Под мостом в овраге лежало ружье. Григорий косил там траву для коровы. Вдруг: ружье. Откуда, чье? — непонятно. Ржавчиной уже тронулось, но хорошее еще охотничье ружье.
Григорий поднял его с тоской, желая выбросить куда подальше, но — принес домой. Две недели чистил его и ремонтировал — и решил, что он теперь охотник. Достал патроны, пошел в лес. Хотел волкозайца выследить и подстрелить. Но вместо волкозайца увидел зайца обыкновенного. Григорий, волнуясь, не дыша, поднял ружье, перед ним случилось дерево с сучком; целиться, положив ствол на сучок, было удобно. А заяц застыл: слушает чего-то. Григорий выстрелил, убил зайца. Побежал к нему с радостным криком. Заяц был мертв. Григорий бросил ружье, поднял зайца, прижал к лицу пушистый его теплый мех, пачкаясь кровью, — заплакал. Он ведь в детстве цыпленка случайно заденет ногой — и то переживал, а тут вовсе убил животное. Будь я проклят, твердил Разьин. За что мне такое наказание?

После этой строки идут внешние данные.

__global__ __launch_bounds__(WG_THREADS, 2) void k_x0n_narrow(const float *__restrict__ X, long ldx,
                                                              const int64_t *__restrict__ idx, long M, int D, int use_ln0,
                                                              float *__restrict__ x0n, float *__restrict__ mu0_out,
                                                              float *__restrict__ rstd0_out, long n_slabs) {
  __shared__ __attribute__((aligned(16))) float tiles[WAVES_PER_WG][32 * XT_LD];
  const int lane = threadIdx.x & 63, wave = wave_id();
  const int i = lane & 31, h = lane >> 5;
  float *tw = &tiles[wave][0];
  const int kc = i < D ? i : 0;
  for (long slab = (long)blockIdx.x * WAVES_PER_WG + wave; slab < n_slabs; slab += (long)gridDim.x * WAVES_PER_WG) {
    long rows[16];
    if (idx) {
#pragma unroll
      for (int u = 0; u < 16; ++u) {
        const long j = slab * SLAB + 2 * u + h;
        rows[u] = idx[j < M ? j : M - 1];
      }
    } else {
#pragma unroll
      for (int u = 0; u < 16; ++u) {
        const long j = slab * SLAB + 2 * u + h;
        rows[u] = j < M ? j : M - 1;
      }
    }
    float v[16];
#pragma unroll
    for (int u = 0; u < 16; ++u) v[u] = X[rows[u] * ldx + kc];
    const float invD = 1.0f / (float)D;
    float my_mean = 0.f, my_rstd = 1.f;
#pragma unroll
    for (int u = 0; u < 16; ++u) {
      float mean = 0.f, rstd = 1.f;
      if (use_ln0) {
        mean = half_reduce_sum(i < D ? v[u] : 0.f) * invD;
        const float d = v[u] - mean;
        rstd = 1.0f / sqrtf(half_reduce_sum(i < D ? d * d : 0.f) * invD + 1e-5f);
      }
      v[u] = i < D ? (v[u] - mean) * rstd : ((i == 31 && D < 32) ? 1.0f : 0.f);
      if (i == u) {
        my_mean = mean;
        my_rstd = rstd;
      }
    }
    if (i < 16) {
      mu0_out[slab * SLAB + 2 * i + h] = my_mean;
      rstd0_out[slab * SLAB + 2 * i + h] = my_rstd;
    }
#pragma unroll
    for (int u = 0; u < 16; ++u) tw[i * XT_LD + 2 * u + h] = v[u];
    asm volatile("s_waitcnt lgkmcnt(0)" ::: "memory");
    __builtin_amdgcn_wave_barrier();
    f32x4 *op = reinterpret_cast<f32x4 *>(x0n + slab * (long)32 * SLAB) + lane;
#pragma unroll
    for (int qq = 0; qq < 4; ++qq) {
      f32x4 o;
#pragma unroll
      for (int e = 0; e < 4; ++e) o[e] = tw[(8 * qq + 4 * h + e) * XT_LD + i];
      op[qq * WAVE] = o;
    }
    asm volatile("s_waitcnt lgkmcnt(0)" ::: "memory");
    __builtin_amdgcn_wave_barrier();
  }
}

__global__ __launch_bounds__(256) void k_split_image(const float *__restrict__ Wp, int H, int D, int KP,
                                                     u32x4 *__restrict__ img, const float *__restrict__ WpB = nullptr,
                                                     int DA = 0) {
  const int MT = H / 32, NJ = KP / 16, total = MT * NJ * 64;
  for (int e = blockIdx.x * blockDim.x + threadIdx.x; e < total; e += gridDim.x * blockDim.x) {
    const int ln = e & 63, j = (e >> 6) % NJ, t = (e >> 6) / NJ, m = 32 * t + (ln & 31), g = ln >> 5;
    unsigned p[3][4];
#pragma unroll
    for (int c = 0; c < 4; ++c) {
      const int f0 = feat_base(8 * j + 2 * c) + 4 * g, f1 = feat_base(8 * j + 2 * c + 1) + 4 * g;
      float w0, w1;
      if (WpB) {
        w0 = f0 < DA ? Wp[(long)m * DA + f0] : (f0 < D ? WpB[(long)m * (D - DA) + (f0 - DA)] : 0.f);
        w1 = f1 < DA ? Wp[(long)m * DA + f1] : (f1 < D ? WpB[(long)m * (D - DA) + (f1 - DA)] : 0.f);
      } else {
        w0 = f0 < D ? Wp[(long)m * D + f0] : 0.f;
        w1 = f1 < D ? Wp[(long)m * D + f1] : 0.f;
      }
      split3_rne(w0, w1, p[0][c], p[1][c], p[2][c]);
    }
#pragma unroll
    for (int term = 0; term < 3; ++term) img[(long)term * total + e] = u32x4{p[term][0], p[term][1], p[term][2], p[term][3]};
  }
}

И долго еще можно перечислять увлечения Григория, но не в подробностях суть, а в том, что, увлекаясь, получая от этого одни огорчения, Разьин становился все мрачней и задумчивей.
Он искал причины.
И честно нашел их в самом себе.
Умная голова дураку досталась! — услышал он как-то слова старух о пьянице Костоломове, который, действительно, в редкие трезвые дни был сообразительный и ловкий мастер по электричеству, он был электрик.
Ошеломили Григория эти слова. И он подумал о себе так: у меня наоборот — дурная голова умному досталась.
Потому что он считал себя все-таки умным.
Ведь не был бы он умный, он бы все свои дела делал без всякого беспокойства. Дурак ведь что сотворит, то и считает хорошим. А он нет, что ни делает — все ему не нравится, но делать — охота, особенно спервоначалу.
Итак, голова виновата.
Это, наверное, болезнь такая.
Болезни лечат у врачей.
И тут он как раз прочитал в газете «Гудок» сразу две подряд заметки на медицинскую тему: про человека, у которого отрезало руку, а ее положили в лед, отвезли вместе с человеком в больницу и пришили через три часа после отрыва, — и про очередную операцию по пересадке сердца, которая прошла успешно.
Если уж сердце можно заменить, думал Разьин, то голову тем более. Грудь вскрывать не надо, ковыряться не надо, все сверху. Аккуратно голову отрезал, другую приставил.